Given the entries that follow, write out exactly the lines starting at the one containing "Q.tcode = P.tcode; Q.qcode = P.qcode;" and ending at the one containing "if ((rc = c.lut.ensure(lut_host.size()", both ends included, and only those.

━━━ Records provided ━━━

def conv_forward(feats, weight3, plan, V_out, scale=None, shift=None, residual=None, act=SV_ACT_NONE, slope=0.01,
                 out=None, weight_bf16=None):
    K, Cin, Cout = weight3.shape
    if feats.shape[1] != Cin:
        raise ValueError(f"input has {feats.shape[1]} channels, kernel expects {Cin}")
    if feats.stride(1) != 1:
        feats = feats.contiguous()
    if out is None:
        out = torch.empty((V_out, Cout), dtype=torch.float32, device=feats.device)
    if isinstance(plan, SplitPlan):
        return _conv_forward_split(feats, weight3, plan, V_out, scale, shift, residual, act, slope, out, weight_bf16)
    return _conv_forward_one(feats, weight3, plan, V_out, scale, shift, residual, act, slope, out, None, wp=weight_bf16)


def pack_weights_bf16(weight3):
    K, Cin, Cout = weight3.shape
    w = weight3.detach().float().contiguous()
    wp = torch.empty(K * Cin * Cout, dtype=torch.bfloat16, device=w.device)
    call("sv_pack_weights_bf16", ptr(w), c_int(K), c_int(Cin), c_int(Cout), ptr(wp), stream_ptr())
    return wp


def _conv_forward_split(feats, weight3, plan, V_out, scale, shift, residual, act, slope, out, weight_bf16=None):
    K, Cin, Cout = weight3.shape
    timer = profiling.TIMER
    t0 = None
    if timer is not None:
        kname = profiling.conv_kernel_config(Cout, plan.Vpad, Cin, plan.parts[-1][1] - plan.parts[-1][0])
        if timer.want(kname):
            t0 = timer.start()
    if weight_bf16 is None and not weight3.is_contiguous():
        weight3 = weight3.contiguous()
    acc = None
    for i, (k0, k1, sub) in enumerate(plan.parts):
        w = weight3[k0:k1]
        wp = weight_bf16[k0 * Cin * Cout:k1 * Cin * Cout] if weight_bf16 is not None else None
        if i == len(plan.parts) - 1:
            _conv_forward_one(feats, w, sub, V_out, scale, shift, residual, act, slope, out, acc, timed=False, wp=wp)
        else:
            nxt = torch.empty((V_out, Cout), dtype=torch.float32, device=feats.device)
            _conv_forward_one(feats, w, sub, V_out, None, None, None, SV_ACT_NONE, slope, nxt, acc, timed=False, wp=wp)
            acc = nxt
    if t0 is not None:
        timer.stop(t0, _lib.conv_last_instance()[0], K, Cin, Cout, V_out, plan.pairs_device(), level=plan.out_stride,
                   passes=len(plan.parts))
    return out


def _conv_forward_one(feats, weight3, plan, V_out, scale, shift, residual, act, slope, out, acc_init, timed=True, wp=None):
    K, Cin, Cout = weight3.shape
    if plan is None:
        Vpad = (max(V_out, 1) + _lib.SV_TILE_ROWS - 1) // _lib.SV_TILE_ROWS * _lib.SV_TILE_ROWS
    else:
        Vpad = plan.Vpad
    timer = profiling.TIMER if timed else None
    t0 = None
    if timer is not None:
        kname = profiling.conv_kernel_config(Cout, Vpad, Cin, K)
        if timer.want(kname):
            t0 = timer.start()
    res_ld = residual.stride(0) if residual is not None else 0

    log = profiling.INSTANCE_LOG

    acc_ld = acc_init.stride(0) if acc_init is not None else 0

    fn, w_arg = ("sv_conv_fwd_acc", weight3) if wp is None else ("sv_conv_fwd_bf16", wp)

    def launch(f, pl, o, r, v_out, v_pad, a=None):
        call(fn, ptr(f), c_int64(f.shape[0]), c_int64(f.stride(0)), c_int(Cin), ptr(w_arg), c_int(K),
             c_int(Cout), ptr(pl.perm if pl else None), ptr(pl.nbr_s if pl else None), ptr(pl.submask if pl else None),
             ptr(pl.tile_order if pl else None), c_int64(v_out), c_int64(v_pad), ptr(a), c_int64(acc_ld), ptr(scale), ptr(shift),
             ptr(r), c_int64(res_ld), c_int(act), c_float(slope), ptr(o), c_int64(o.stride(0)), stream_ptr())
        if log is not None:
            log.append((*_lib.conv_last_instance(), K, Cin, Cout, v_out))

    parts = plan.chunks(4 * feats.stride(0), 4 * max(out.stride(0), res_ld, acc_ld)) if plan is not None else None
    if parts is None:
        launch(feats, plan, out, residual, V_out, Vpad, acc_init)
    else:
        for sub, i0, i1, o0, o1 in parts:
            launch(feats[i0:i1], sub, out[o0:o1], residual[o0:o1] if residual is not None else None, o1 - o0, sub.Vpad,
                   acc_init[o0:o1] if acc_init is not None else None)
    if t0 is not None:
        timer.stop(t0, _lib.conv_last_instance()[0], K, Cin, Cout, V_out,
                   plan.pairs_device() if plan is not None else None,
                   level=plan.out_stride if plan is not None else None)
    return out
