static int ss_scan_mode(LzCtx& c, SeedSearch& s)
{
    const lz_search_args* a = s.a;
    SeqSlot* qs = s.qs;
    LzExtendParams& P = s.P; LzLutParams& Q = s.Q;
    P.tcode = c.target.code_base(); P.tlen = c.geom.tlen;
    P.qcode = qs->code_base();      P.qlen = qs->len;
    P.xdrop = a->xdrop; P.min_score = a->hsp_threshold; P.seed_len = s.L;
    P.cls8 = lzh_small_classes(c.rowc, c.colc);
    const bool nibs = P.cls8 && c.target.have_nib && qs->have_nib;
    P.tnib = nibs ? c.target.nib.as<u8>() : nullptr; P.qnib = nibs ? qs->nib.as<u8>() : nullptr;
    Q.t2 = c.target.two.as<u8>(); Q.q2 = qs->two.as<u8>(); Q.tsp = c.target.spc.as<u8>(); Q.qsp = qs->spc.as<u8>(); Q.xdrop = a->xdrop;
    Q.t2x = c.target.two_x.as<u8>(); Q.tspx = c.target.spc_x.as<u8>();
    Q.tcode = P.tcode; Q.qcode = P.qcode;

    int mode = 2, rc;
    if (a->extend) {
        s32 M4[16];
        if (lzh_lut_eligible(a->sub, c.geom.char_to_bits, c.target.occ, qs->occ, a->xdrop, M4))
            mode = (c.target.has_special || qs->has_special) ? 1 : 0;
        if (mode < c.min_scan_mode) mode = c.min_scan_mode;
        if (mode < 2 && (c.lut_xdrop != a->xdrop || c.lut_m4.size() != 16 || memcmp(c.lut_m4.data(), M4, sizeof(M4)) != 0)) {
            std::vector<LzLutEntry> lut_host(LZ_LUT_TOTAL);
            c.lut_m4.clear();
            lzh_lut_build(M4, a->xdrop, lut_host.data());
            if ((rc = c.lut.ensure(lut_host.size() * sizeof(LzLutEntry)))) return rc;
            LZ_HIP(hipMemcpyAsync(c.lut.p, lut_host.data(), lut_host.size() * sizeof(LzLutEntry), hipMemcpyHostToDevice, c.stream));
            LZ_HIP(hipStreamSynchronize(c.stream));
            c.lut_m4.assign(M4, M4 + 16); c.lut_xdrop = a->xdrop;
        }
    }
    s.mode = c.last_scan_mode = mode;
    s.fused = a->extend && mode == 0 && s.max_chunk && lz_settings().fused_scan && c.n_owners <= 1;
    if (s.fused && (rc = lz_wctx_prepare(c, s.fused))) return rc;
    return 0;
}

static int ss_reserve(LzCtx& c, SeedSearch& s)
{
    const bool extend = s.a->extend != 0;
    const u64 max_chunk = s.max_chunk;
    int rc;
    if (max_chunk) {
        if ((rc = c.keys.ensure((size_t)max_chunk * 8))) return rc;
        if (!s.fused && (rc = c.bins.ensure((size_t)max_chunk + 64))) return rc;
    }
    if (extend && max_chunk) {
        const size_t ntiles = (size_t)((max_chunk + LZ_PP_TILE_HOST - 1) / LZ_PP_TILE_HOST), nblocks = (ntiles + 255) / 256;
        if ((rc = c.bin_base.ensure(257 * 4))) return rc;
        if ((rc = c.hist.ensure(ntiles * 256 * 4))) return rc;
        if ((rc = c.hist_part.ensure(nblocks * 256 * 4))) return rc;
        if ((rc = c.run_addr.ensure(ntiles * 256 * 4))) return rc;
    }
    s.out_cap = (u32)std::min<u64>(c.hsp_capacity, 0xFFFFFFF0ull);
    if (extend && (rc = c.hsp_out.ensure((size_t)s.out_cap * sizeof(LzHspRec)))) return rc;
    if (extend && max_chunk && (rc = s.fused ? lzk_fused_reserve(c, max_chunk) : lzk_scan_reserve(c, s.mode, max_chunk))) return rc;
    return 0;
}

━━━

* [Your response]:
    Q.tcode = P.tcode; Q.qcode = P.qcode;

    int mode = 2, rc;
    if (a->extend) {
        s32 M4[16];
        if (lzh_lut_eligible(a->sub, c.geom.char_to_bits, c.target.occ, qs->occ, a->xdrop, M4))
            mode = (c.target.has_special || qs->has_special) ? 1 : 0;
        if (mode < c.min_scan_mode) mode = c.min_scan_mode;
        if (mode < 2 && (c.lut_xdrop != a->xdrop || c.lut_m4.size() != 16 || memcmp(c.lut_m4.data(), M4, sizeof(M4)) != 0)) {
            std::vector<LzLutEntry> lut_host(LZ_LUT_TOTAL);
            c.lut_m4.clear();
            lzh_lut_build(M4, a->xdrop, lut_host.data());
            if ((rc = c.lut.ensure(lut_host.size() * sizeof(LzLutEntry)))) return rc;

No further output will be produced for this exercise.